Bargaining power of Buyers
1. Number of Buyer

Attractiveness  5
Total no of buyers for scheduled airlines are 1.5 billion in 2009.1 Numbers of
buyers in the case of aviation industry are the long distance travellers in case of
international sector. And in the case of domestic buyers, people are mainly time savvy.
Also business class is the main customer for aviation industry.
2. Availability of substitutes

Attractiveness  4
The substitutes for aviation industry are mainly other means of transport like
trains, buses, shipping etc. But these all are time taking and few in numbers, so giving
less threat to aviation. Also they have their own geographical limitations so less
threatening.
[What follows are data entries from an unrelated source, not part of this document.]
@@ -136,7 +138,8 @@
       bp_watch<ZO>(acc, y, y);
       st_pol<NTC>(&eb[(e++) * 64], y);
     }
-    if (bp_bad<ZO>(acc, z) && s <= last) atomicOr(&buf.bp_flags[s], 1);
+    if constexpr (FST) yb[gi][1][0][lane].x = bp_bad<ZO>(acc, z) ? 1.0 : 0.0;
+    else if (bp_bad<ZO>(acc, z) && s <= last) atomicOr(&buf.bp_flags[s], 1);
     lane_pass_fence(dev_fence);
   }
   __syncthreads();
@@ -183,7 +186,9 @@
         pk = b > pk ? b : pk;
       }
     };
+    [[maybe_unused]] unsigned long long fwd_bad = 0;
     if (active) {
+      if constexpr (FST) fwd_bad = __ballot(yb[gi][1][0][lane].x != 0.0);
       const double ylast = ld_pol<NTC>(&eb[(ne - 1) * 64]);
 #pragma unroll
       for (int j = 0; j < 8; ++j) zb[j] = f.zi[j] * ylast;
@@ -225,9 +230,113 @@
       }
       __syncthreads();
     }
-    if (active && bp_bad<ZO>(acc, zb) && s <= last) atomicOr(&buf.bp_flags[s], 1);
+    if constexpr (FST) {
+      if (active && s <= last) buf.bp_flags[s] = bp_bad<ZO>(acc, zb) || ((fwd_bad >> lane) & 1) ? 1 : 0;
+    } else {
+      if (active && bp_bad<ZO>(acc, zb) && s <= last) atomicOr(&buf.bp_flags[s], 1);
+    }
     if constexpr (F32F) {
       if (active && s <= last) buf.fpeak[s] = __longlong_as_double((long long)pk);
+    }
+  }
+}
+
+template <typename T>
+__device__ __forceinline__ void bp_fixup_group(const PskBuffers& buf, const PskParams& p, const Iir& f, int dev_fence,
+                                               double2 (&yb)[2][kBpT / 2][64], int64_t w, int role, int lane) {
+  constexpr int TB = kBpT;
+  constexpr int PER = 16 / (int)sizeof(T);
+  constexpr int NL = TB / PER;
+  const int64_t last = buf.n_streams - 1;
+  const int64_t s = w * 64 + lane;
+  const T* __restrict__ x = reinterpret_cast<const T*>(buf.x) + (s < last ? s : last) * buf.x_stride;
+  const uint8_t* __restrict__ xb = reinterpret_cast<const uint8_t*>(x);
+  const int64_t n = p.n, n2 = (n + 1) >> 1;
+  const int pad = p.pad1;
+  const int64_t nt = n / TB;
+  const int64_t G = (buf.n_streams + 63) / 64;
+  const int64_t ecap = bp_lane_edge_cap(pad);
+  const int64_t i_tail = nt * TB;
+  const int ne = (int)(n - i_tail) + pad;
+  double* __restrict__ ck = buf.s1 + (size_t)w * nt * 8 * 64 + lane;
+  double* __restrict__ eb = buf.s1 + (size_t)G * nt * 8 * 64 + (size_t)w * ecap * 64 + lane;
+  double* __restrict__ fo = buf.s2 + (size_t)(w * 2 + (lane >> 5)) * n2 * 64 + (lane & 31) * 2;
+  auto load_tile = [&](int64_t t, v4u (&r)[NL]) {
+#pragma unroll
+    for (int k = 0; k < NL; ++k) r[k] = *reinterpret_cast<const v4u*>(xb + (size_t)t * TB * sizeof(T) + k * 16);
+  };
+  auto tile_x = [&](const v4u (&r)[NL], int k) -> double {
+    T v[PER];
+    __builtin_memcpy(v, &r[k / PER], 16);
+    return In<T>::cvt(v[k % PER]);
+  };
+
+  if (role == 0) {
+    double z[8];
+    const OddExt<T> ox(x, buf.edge, s < last ? s : last, n, pad);
+    {
+      const double e0 = ox.left(0);
+#pragma unroll
+      for (int j = 0; j < 8; ++j) z[j] = f.zi[j] * e0;
+    }
+    for (int jj = 0; jj < pad; ++jj) df2t_step<8>(z, f, ox.left(jj));
+    for (int64_t t = 0; t < nt; ++t) {
+#pragma unroll
+      for (int j = 0; j < 8; ++j) ck[(t * 8 + j) * 64] = z[j];
+      v4u cur[NL];
+      load_tile(t, cur);
+#pragma unroll
+      for (int k = 0; k < TB; ++k) df2t_step<8>(z, f, tile_x(cur, k));
+    }
+    int e = 0;
+    for (int64_t i = i_tail; i < n; ++i) eb[(e++) * 64] = df2t_step<8>(z, f, In<T>::cvt(x[i]));
+    for (int jj = 0; jj < pad; ++jj) eb[(e++) * 64] = df2t_step<8>(z, f, ox.right(jj));
+    lane_pass_fence(dev_fence);
+  }
+  __syncthreads();
+
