template <int S, int LTJ, bool FIRST, bool MID, bool NF, bool M2>
__global__ void __launch_bounds__(256, 4) ntt_pass_l9s_kernel(NttPassArgs a, const u32* __restrict__ pack, NttPackInfo pi) {
  using FT = LnField<FT255>;
  constexpr int NL = 8, LT = S + LTJ, LBT = LTJ;
  constexpr bool LAST = !FIRST;
  static_assert(LT == 10, "1024-element tiles: one radix-4 quad (two radix-2 pairs) per thread and round");
  static_assert(FIRST || (LTJ == 0 && S % 2 == 0), "the last pass works on contiguous tiles and ends with the trivial stages k-2, k-1");
  static_assert(NF || !M2, "the two-table multiply serves the pure / coset form only");
  using SH = Shape<S, LBT>;
  using SP = PureShape<S>;
  constexpr int RU = NF ? (FIRST ? SP::RU : -1) : SH::RU;
  constexpr int RC = NF && FIRST ? SP::RC : -1;
  constexpr bool SWZD = NF ? (LAST || SP::RU >= 0) : RU >= 0;
  auto SWZ = [](u32 e) -> u32 {
    if constexpr (NF && LAST) return e ^ (((e >> 4) & 3u) * 5u);
    else if constexpr (NF && FIRST && SWZD && LBT == 2) return e ^ ((((e >> 4) ^ (e >> 6)) & 3u) << 2);
    else if constexpr (SWZD) return e ^ ((e >> 4) & 15u);
    else return e;
  };
  extern __shared__ __attribute__((aligned(16))) u32 lds[];
  constexpr u32 T = 1u << LT;
  u32* nqp = lds + (size_t)T * 9;
  const u32 k = a.log_n;
  const u32 tiles_per_row = 1u << (k - LT);
  u64 row;
  u32 tile;
  if (FIRST && a.tile_group) {
    const u32 lg = a.tile_group;
    const u32 xcd = blockIdx.x & 7u;
    const u64 qq = blockIdx.x >> 3;
    const u32 sub = (u32)qq & ((1u << lg) - 1);
    const u64 q2 = qq >> lg;
    tile = (((u32)(q2 / a.n_rows) * 8u + xcd) << lg) | sub;
    row = q2 % a.n_rows;
  } else if (tiles_per_row >= 8) {
    const u32 xcd = blockIdx.x & 7u;
    const u64 qq = blockIdx.x >> 3;
    tile = (u32)(qq / a.n_rows) * 8u + xcd;
    row = qq % a.n_rows;
  } else {
    row = blockIdx.x / tiles_per_row;
    tile = blockIdx.x % tiles_per_row;
  }
  const u32 tid = threadIdx.x;
  mem_phase(true);
  const u32 lb = FIRST ? k - S : 0u;
  auto gindex = [&](u32 e) -> u32 {
    if constexpr (FIRST) return ((e >> LBT) << lb) | (tile << LTJ) | (e & ((1u << LBT) - 1));
    else return (tile << S) | e;
  };
  const bool canon = a.roots29c != nullptr && ((u32)row & a.canon_row_mask) == 0;
  for (u32 i = tid; i < 64 * 12; i += 256) nqp[i] = 0u - a.qp29[i];
  const u32* src = a.src + row * a.src_stride * NL;
  constexpr bool DIRECT = !(LAST && MID);
  LN<9> xin[4];
  if constexpr (LAST && MID) {
    const uint4* t4 = reinterpret_cast<const uint4*>(a.mid + (row << k) * 9 + (size_t)tile * (9 * T));
    uint4* l4 = reinterpret_cast<uint4*>(lds);
    if constexpr (SWZD) {
#pragma unroll
      for (u32 i = tid; i < 2 * T; i += 256) l4[(i & ~(T - 1)) | SWZ(i & (T - 1))] = t4[i];
#pragma unroll
      for (u32 i = tid; i < T / 4; i += 256) {
        const uint4 v = t4[2 * T + i];
        const u32 b = 8 * T + SWZ(4 * i);
        lds[b] = v.x; lds[b ^ 1u] = v.y; lds[b ^ 2u] = v.z; lds[b ^ 3u] = v.w;
      }
    } else {
#pragma unroll
    for (u32 i = tid; i < 9 * T / 4; i += 256) l4[i] = t4[i];
    }
  } else {
#pragma unroll
  for (u32 it = 0; it < 4; it++) {
    const u32 e = tid + 256u * it;
    const u32 g = gindex(e);
    Fe<NL> v;
    if constexpr (FIRST) {
      v = (g < a.n_valid && row * a.src_stride + g < a.n_src_total) ? fe_load<NL>(src + (size_t)g * NL) : fe_zero<NL>();
      if (a.copy_dst != nullptr && g < a.n_valid) fe_store<NL>(a.copy_dst + (row * a.src_stride + g) * NL, v);
    } else {
      v = fe_load<NL>(src + (size_t)g * NL);
    }
    xin[it] = ln::from_packed<FT>(v);
  }
  __builtin_amdgcn_sched_barrier(0);
  }
  const u32* cls_pack = pack + (size_t)(FIRST != NF ? tile : 0u) * pi.class_words;
  const bool blk0_tile = (FIRST || tile == 0) && a.blk0_gone == 0;
  LN<9> k32;
#pragma unroll
  for (int i = 0; i < 9; i++) k32.v[i] = i == 0 ? 32u : 0u;
  const bool zero_hi = FIRST && a.n_valid <= (1ull << (k - 1));
  if constexpr (!DIRECT) __syncthreads();

  if constexpr (SH::U0 == 1) {
    constexpr u32 half = 1u << (S - 1 + LBT);
    const u32* blk = cls_pack + pi.round_off[0];
#pragma unroll
    for (u32 pp = 0; pp < 2; pp++) {
      const u32 e1 = tid + 256u * pp;
      const Tw<M2> w = NF ? tw_get<M2, 2>(blk, 1u << (S - 1), canon ? 1u : 0u, e1 >> LBT) : tw_get<M2, 2>(blk, SH::period2, canon ? 1u : 0u, e1);
      const LN<9> x = DIRECT ? xin[pp] : planes_get<FT>(lds, T, SWZ(e1));
      if (pp == 0) mem_phase(false);
      const bool cvs = NF && canon && SH::NR4 <= 1;
      if (zero_hi) {
        if constexpr (DIRECT) planes_put<FT>(lds, T, SWZ(e1), cvs ? ln::mul<FT>(x, k32) : x);
        planes_put<FT>(lds, T, SWZ(e1 + half), tw_mul<M2>(x, w));
      } else {
        const LN<9> y = DIRECT ? xin[pp + 2] : planes_get<FT>(lds, T, SWZ(e1 + half));
        LN<9> sum = ln::add(x, y);
        ln::normalize<FT>(sum);
        planes_put<FT>(lds, T, SWZ(e1), cvs ? ln::mul<FT>(sum, k32) : sum);
        planes_put<FT>(lds, T, SWZ(e1 + half), tw_mul<M2>(ln::sub(x, y), w));
      }
    }
    mem_phase(true);
    __syncthreads();
  }

  const u32 q = tid;
  if constexpr (NF && LAST) {
#pragma unroll
    for (int r = 0; r < 5; r++) {
      const int hb = 9 - 2 * r;
      const u32 D = 1u << (hb - 1);
      const u32 m = q >> (hb - 1);
      const u32 e0 = (m << (hb + 1)) | (q & (D - 1));
      const bool from_regs = DIRECT && r == 0;
      LN<9> x0 = from_regs ? xin[0] : planes_get<FT>(lds, T, SWZ(e0));
      const LN<9> x1 = from_regs ? xin[1] : planes_get<FT>(lds, T, SWZ(e0 + D));
      const LN<9> x2 = from_regs ? xin[2] : planes_get<FT>(lds, T, SWZ(e0 + 2 * D)), x3 = from_regs ? xin[3] : planes_get<FT>(lds, T, SWZ(e0 + 3 * D));
      LN<9> p1, p2, p3;
      if (r < 2) {
        const u32 sb = r == 0 ? 0u : (u32)__builtin_amdgcn_readfirstlane(tid >> 6);
        const u32* wu = cls_pack + pi.u_off + ((u32)r * 4 + sb) * (3 * U_SLOT<FT>);
        mem_phase(false);
        if (!from_regs) ln::clamp_apply<FT>(x0, ln::clamp_row<FT>(nqp, ln::clamp_q<FT>(x0.v[8])));
        p2 = ln::mul_u<FT>(x2, wu + U_SLOT<FT>);
        p1 = ln::mul_u<FT>(x1, wu);
        p3 = ln::mul_u<FT>(x3, wu + 2 * U_SLOT<FT>);
      } else {
        const u32* blk = cls_pack + pi.round_off[r];
        const Tw<M2> w1 = tw_get<M2, 3>(blk, coset_sets(r), 0, m), w2 = tw_get<M2, 3>(blk, coset_sets(r), 1, m);
        const Tw<M2> w3 = tw_get<M2, 3>(blk, coset_sets(r), 2, m);
        mem_phase(false);
        ln::clamp_apply<FT>(x0, ln::clamp_row<FT>(nqp, ln::clamp_q<FT>(x0.v[8])));
        p2 = tw_mul<M2>(x2, w2);
        p1 = tw_mul<M2>(x1, w1);
        p3 = tw_mul<M2>(x3, w3);
      }
      const LN<9> s02 = ln::add(x0, p2), d02 = ln::sub(x0, p2), s13 = ln::add(p1, p3);
      LN<9> y0 = ln::add(s02, s13), y1 = ln::sub(s02, s13);
      if (r < 4) ln::normalize<FT>(y0);
      const LN<9> t = ln::mul_u<FT>(ln::sub(p1, p3), a.wq_w);
      LN<9> y2 = ln::add(d02, t), y3 = ln::sub(d02, t);
      if (r == 0) { ln::normalize<FT>(y1); ln::normalize<FT>(y2); ln::normalize<FT>(y3); }
      mem_phase(true);
      if (r < 4) {
        planes_put<FT>(lds, T, SWZ(e0), y0);
        planes_put<FT>(lds, T, SWZ(e0 + D), y1);
        planes_put<FT>(lds, T, SWZ(e0 + 2 * D), y2);
        planes_put<FT>(lds, T, SWZ(e0 + 3 * D), y3);
        __syncthreads();
      } else {
        u32* dstq = a.dst + row * a.dst_stride * NL + (size_t)((tile << S) | e0) * NL;
        clamp_store<FT, true>(dstq, y0, nqp);
        clamp_store<FT, true>(dstq + (size_t)1 * NL, y1, nqp);
        clamp_store<FT, true>(dstq + (size_t)2 * NL, y2, nqp);
        clamp_store<FT, true>(dstq + (size_t)3 * NL, y3, nqp);
      }
    }
    return;
  }
#pragma unroll
  for (int r = 0; r < SH::NR4; r++) {
    const int u = SH::U0 + 2 * r, hb = S - u - 1;
    const bool last_two = LAST && (r == SH::NR4 - 1);
    const bool triv = NF && FIRST && (r == SH::NR4 - 1);
    const u32 lp = q & ((1u << LBT) - 1), j = q >> LBT;
    const u32 i0 = ((j >> (hb - 1)) << (hb + 1)) | (j & ((1u << (hb - 1)) - 1));
    const u32 e0 = (i0 << LBT) | lp;
    constexpr u32 one = 1u;
    const u32 dq = one << (hb - 1 + LBT);
    const u32 period = NF ? one << (hb - 1) : one << (hb - 1 + LBT);
    const u32 jl = NF ? j & (period - 1) : q & (period - 1);
    const u32* blk = cls_pack + pi.round_off[SH::U0 + r];
    if (triv) {
      const bool fr = DIRECT && SH::U0 == 0 && r == 0;
      const LN<9> x0 = fr ? xin[0] : planes_get<FT>(lds, T, SWZ(e0)), x1 = fr ? xin[1] : planes_get<FT>(lds, T, SWZ(e0 + dq));
      const LN<9> x2 = fr ? xin[2] : planes_get<FT>(lds, T, SWZ(e0 + 2 * dq)), x3 = fr ? xin[3] : planes_get<FT>(lds, T, SWZ(e0 + 3 * dq));
      mem_phase(false);
      const LN<9> b0 = ln::add(x0, x2), b1 = ln::add(x1, x3);
      LN<9> c0 = ln::add(b0, b1), c1 = ln::sub(b0, b1);
      const LN<9> b2 = ln::sub(x0, x2);
      const LN<9> t = ln::mul_u<FT>(ln::sub(x1, x3), a.wq_w);
      LN<9> c2 = ln::add(b2, t), c3 = ln::sub(b2, t);
      if constexpr (!MID && SH::NR4 >= 1) {
        if (RC < 0 && SH::U0 == 0 && canon) {
          ln::normalize<FT>(c0); ln::normalize<FT>(c1); ln::normalize<FT>(c2); ln::normalize<FT>(c3);
          c0 = ln::mul<FT>(c0, k32); c1 = ln::mul<FT>(c1, k32); c2 = ln::mul<FT>(c2, k32); c3 = ln::mul<FT>(c3, k32);
        }
        if constexpr (SH::U0 == 0 && SH::NR4 == 1) __syncthreads();
        mem_phase(true);
        u32* dstq = a.dst + row * a.dst_stride * NL;
        clamp_store<FT, false>(dstq + (size_t)gindex(e0) * NL, c0, nqp);
        clamp_store<FT, false>(dstq + (size_t)gindex(e0 + dq) * NL, c1, nqp);
        clamp_store<FT, false>(dstq + (size_t)gindex(e0 + 2 * dq) * NL, c2, nqp);
        clamp_store<FT, false>(dstq + (size_t)gindex(e0 + 3 * dq) * NL, c3, nqp);
        return;
      }
      ln::normalize<FT>(c1); ln::normalize<FT>(c2); ln::normalize<FT>(c3);
      if (RC < 0 && SH::U0 == 0 && canon) {
        ln::normalize<FT>(c0);
        c0 = ln::mul<FT>(c0, k32); c1 = ln::mul<FT>(c1, k32); c2 = ln::mul<FT>(c2, k32); c3 = ln::mul<FT>(c3, k32);
      } else if (fr) {
        ln::normalize<FT>(c0);
      } else {
        ln::clamp_apply<FT>(c0, ln::clamp_row<FT>(nqp, ln::clamp_q<FT>(c0.v[8])));
      }
      planes_put<FT>(lds, T, SWZ(e0), c0);
      planes_put<FT>(lds, T, SWZ(e0 + dq), c1);
      planes_put<FT>(lds, T, SWZ(e0 + 2 * dq), c2);
      planes_put<FT>(lds, T, SWZ(e0 + 3 * dq), c3);
      mem_phase(true);
      __syncthreads();
      continue;
    }
    if constexpr (RU >= 0) {
      if (r >= RU && !last_two) {
        const u32 wv = __builtin_amdgcn_readfirstlane(tid >> 6);
        const u32 qu = NF ? (((((tid & 63u) >> LBT) << 2) | wv) << LBT) | (tid & ((1u << LBT) - 1)) : ((tid & 63u) << 2) | wv;
        const u32 lpu = qu & ((1u << LBT) - 1), ju = qu >> LBT;
        const u32 iu = ((ju >> (hb - 1)) << (hb + 1)) | (ju & ((1u << (hb - 1)) - 1));
        const u32 eu = (iu << LBT) | lpu;
        const u32* wu = cls_pack + pi.u_off + ((r - RU) * 4 + wv) * (3 * U_SLOT<FT>);
        const LN<9> x0 = planes_get<FT>(lds, T, SWZ(eu)), x1 = planes_get<FT>(lds, T, SWZ(eu + dq));
        const LN<9> x2 = planes_get<FT>(lds, T, SWZ(eu + 2 * dq)), x3 = planes_get<FT>(lds, T, SWZ(eu + 3 * dq));
        mem_phase(false);
        const LN<9> b0 = ln::add(x0, x2), b1 = ln::add(x1, x3);
        LN<9> c0 = ln::add(b0, b1);
        ln::clamp_apply<FT>(c0, ln::clamp_row<FT>(nqp, ln::clamp_q<FT>(c0.v[8])));
        planes_put<FT>(lds, T, SWZ(eu), c0);
        LN<9> d1 = ln::sub(b0, b1);
        ln::normalize<FT>(d1);
        planes_put<FT>(lds, T, SWZ(eu + dq), ln::mul_u<FT>(d1, wu + 2 * U_SLOT<FT>));
        const LN<9> b2 = ln::mul_u<FT>(ln::sub(x0, x2), wu);
        const LN<9> b3 = ln::mul_u<FT>(ln::sub(x1, x3), wu + U_SLOT<FT>);
        LN<9> c2 = ln::add(b2, b3);
        if constexpr (NF || (FIRST && MID)) ln::clamp_apply<FT>(c2, ln::clamp_row<FT>(nqp, ln::clamp_q<FT>(c2.v[8])));
        else ln::normalize<FT>(c2);
        planes_put<FT>(lds, T, SWZ(eu + 2 * dq), c2);
        planes_put<FT>(lds, T, SWZ(eu + 3 * dq), ln::mul_u<FT>(ln::sub(b2, b3), wu + 2 * U_SLOT<FT>));
        mem_phase(true);
        __syncthreads();
        continue;
      }
    }
    if (u == 0 && zero_hi) {
      const u32 vb = canon ? 3u : 0u;
      const Tw<M2> w0 = tw_get<M2, 6>(blk, period, vb + 0, jl), w3 = tw_get<M2, 6>(blk, period, vb + 1, jl), w2 = tw_get<M2, 6>(blk, period, vb + 2, jl);
      mem_phase(false);
      const bool cv0 = NF && canon && r == RC;
      if (a.n_valid <= (1ull << (k - 2))) {
        const LN<9> x0 = DIRECT ? xin[0] : planes_get<FT>(lds, T, SWZ(e0));
        if constexpr (DIRECT) planes_put<FT>(lds, T, SWZ(e0), cv0 ? ln::mul<FT>(x0, k32) : x0);
        planes_put<FT>(lds, T, SWZ(e0 + dq), tw_mul<M2>(x0, w2));
        planes_put<FT>(lds, T, SWZ(e0 + 2 * dq), tw_mul<M2>(x0, w0));
        planes_put<FT>(lds, T, SWZ(e0 + 3 * dq), tw_mul<M2>(x0, w3));
      } else {
        const LN<9> x0 = DIRECT ? xin[0] : planes_get<FT>(lds, T, SWZ(e0)), x1 = DIRECT ? xin[1] : planes_get<FT>(lds, T, SWZ(e0 + dq));
        LN<9> c0 = ln::add(x0, x1);
        ln::normalize<FT>(c0);
        planes_put<FT>(lds, T, SWZ(e0), cv0 ? ln::mul<FT>(c0, k32) : c0);
        planes_put<FT>(lds, T, SWZ(e0 + dq), tw_mul<M2>(ln::sub(x0, x1), w2));
        const LN<9> t = ln::mul_u<FT>(x1, a.wq_w);
        planes_put<FT>(lds, T, SWZ(e0 + 2 * dq), tw_mul<M2>(ln::add(x0, t), w0));
        planes_put<FT>(lds, T, SWZ(e0 + 3 * dq), tw_mul<M2>(ln::sub(x0, t), w3));
      }
      mem_phase(true);
      __syncthreads();
      continue;
    }
    const bool from_regs = DIRECT && SH::U0 == 0 && r == 0;
    const LN<9> x0 = from_regs ? xin[0] : planes_get<FT>(lds, T, SWZ(e0)), x1 = from_regs ? xin[1] : planes_get<FT>(lds, T, SWZ(e0 + dq));
    const LN<9> x2 = from_regs ? xin[2] : planes_get<FT>(lds, T, SWZ(e0 + 2 * dq)), x3 = from_regs ? xin[3] : planes_get<FT>(lds, T, SWZ(e0 + 3 * dq));
    mem_phase(false);
    const LN<9> b0 = ln::add(x0, x2), b1 = ln::add(x1, x3);
    LN<9> c0 = ln::add(b0, b1);
    if (last_two) {
      LN<9> c1 = ln::sub(b0, b1);
      const LN<9> b2 = ln::sub(x0, x2);
      const LN<9> b3 = ln::mul_u<FT>(ln::sub(x1, x3), a.wq_w);
      LN<9> c2 = ln::add(b2, b3);
      LN<9> c3 = ln::sub(b2, b3);
      mem_phase(true);
      u32* dstq = a.dst + row * a.dst_stride * NL + (size_t)((tile << S) | e0) * NL;
      clamp_store<FT, true>(dstq, c0, nqp);
      clamp_store<FT, true>(dstq + (size_t)1 * NL, c1, nqp);
      clamp_store<FT, true>(dstq + (size_t)2 * NL, c2, nqp);
      clamp_store<FT, true>(dstq + (size_t)3 * NL, c3, nqp);
      return;
    } else {
      if (from_regs) ln::normalize<FT>(c0);
      else ln::clamp_apply<FT>(c0, ln::clamp_row<FT>(nqp, ln::clamp_q<FT>(c0.v[8])));
      planes_put<FT>(lds, T, SWZ(e0), c0);
      const bool blk0c = NF ? canon && q < dq : canon && blk0_tile && q < period && (RU < 0 || r < RU);
      if constexpr (NF ? RC >= 0 : RU >= 1) {
        if (r == (NF ? RC : RU - 1) && blk0c) {
          planes_put<FT>(lds, T, SWZ(e0), ln::mul<FT>(c0, k32));
        }
      }
      const u32 vb = blk0c ? 3u : 0u;
      if constexpr (M2) {
        const Tw<M2> w2 = tw_get<M2, 6>(blk, period, vb + 2, jl), w0 = tw_get<M2, 6>(blk, period, vb + 0, jl);
        const LN<9> d1 = ln::sub(b0, b1);
        const LN<9> d13 = ln::sub(x1, x3), e2 = ln::sub(x0, x2);
        planes_put<FT>(lds, T, SWZ(e0 + dq), tw_mul<M2>(d1, w2));
        __builtin_amdgcn_sched_barrier(0);
        const Tw<M2> w3 = tw_get<M2, 6>(blk, period, vb + 1, jl);
        const LN<9> t = ln::mul_u<FT>(d13, a.wq_w);
        planes_put<FT>(lds, T, SWZ(e0 + 2 * dq), tw_mul<M2>(ln::add(e2, t), w0));
        planes_put<FT>(lds, T, SWZ(e0 + 3 * dq), tw_mul<M2>(ln::sub(e2, t), w3));
      } else {
      const Tw<M2> w0 = tw_get<M2, 6>(blk, period, vb + 0, jl), w3 = tw_get<M2, 6>(blk, period, vb + 1, jl);
      const Tw<M2> w2 = tw_get<M2, 6>(blk, period, vb + 2, jl);
      const LN<9> d1 = ln::sub(b0, b1);
      planes_put<FT>(lds, T, SWZ(e0 + dq), tw_mul<M2>(d1, w2));
      const LN<9> t = ln::mul_u<FT>(ln::sub(x1, x3), a.wq_w);
      const LN<9> e2 = ln::sub(x0, x2);
      planes_put<FT>(lds, T, SWZ(e0 + 2 * dq), tw_mul<M2>(ln::add(e2, t), w0));
      planes_put<FT>(lds, T, SWZ(e0 + 3 * dq), tw_mul<M2>(ln::sub(e2, t), w3));
      }
    }
    mem_phase(true);
    __syncthreads();
  }

  if constexpr (FIRST && MID) {
    u32* mrow = a.mid + (row << k) * 9;
#pragma unroll
    for (u32 e = tid; e < T; e += 256) {
      const u32 e2 = (tile << LTJ) | (e & ((1u << LBT) - 1));
      u32* t = mrow + (size_t)(e >> LBT) * (9 * T);
      const LN<9> x = planes_get<FT>(lds, T, SWZ(e));
      *reinterpret_cast<uint4*>(t + (size_t)e2 * 4) = make_uint4(x.v[0], x.v[1], x.v[2], x.v[3]);
      *reinterpret_cast<uint4*>(t + (size_t)(T + e2) * 4) = make_uint4(x.v[4], x.v[5], x.v[6], x.v[7]);
      t[(size_t)8 * T + e2] = x.v[8];
    }
    return;
  }
  if constexpr (FIRST) {
  u32* dst = a.dst + row * a.dst_stride * NL;
#pragma unroll
  for (u32 e = tid; e < T; e += 256) {
    const u32 g = gindex(e);
    LN<9> x = planes_get<FT>(lds, T, SWZ(e));
    ln::clamp_apply<FT>(x, ln::clamp_row<FT>(nqp, ln::clamp_q<FT>(x.v[8])));
    u32 w[8];
    ln::to_packed<FT>(w, x.v);
    Fe<NL> v;
#pragma unroll
    for (int i = 0; i < 8; i++) v.v[i] = w[i];
    fe_store<NL>(dst + (size_t)g * NL, v);
  }
  }
}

Only in terms of cost, these substitutes are beneficial, but no threatening to
the aviation industry because of benefits from these.
3. Switching cost

Attractiveness  4
The switching cost for buyers from this industry to its substitutes is very high
because of time and facilities (service).
4. Buyer's threat of backward integration

Attractiveness  5
Buyer’s threat of backward integration is very low because of the factors like high
capital investment, govt. regulations etc. making this industry very attractiveness.
5. Industry's threat of forward integration

Attractiveness  5
Industry’s threat (from buyers) is low in aviation industry as the buyers are the
final users of the services provided by the aviation industry. So, the attractiveness of this
industry is high.
6. Contribution to quality

Attractiveness  4
Aviation industry is a service industry where the buyer is also a main contributor
to quality for the services provided. Also the services can be customized in terms of
different classes travel, making this industry attractive.

7. Contribution to cost

Attractiveness  2
The buyer’s contribution to cost in aviation industry is high because of the service
cost depends upon the buyer’s specifications. This makes this industry less attractive.
8. Buyer's profitability

Attractiveness  4
Buyer’s profitability from the aviation industry is high because of the time saved,
the services provided, comfort etc. This makes this industry attractive.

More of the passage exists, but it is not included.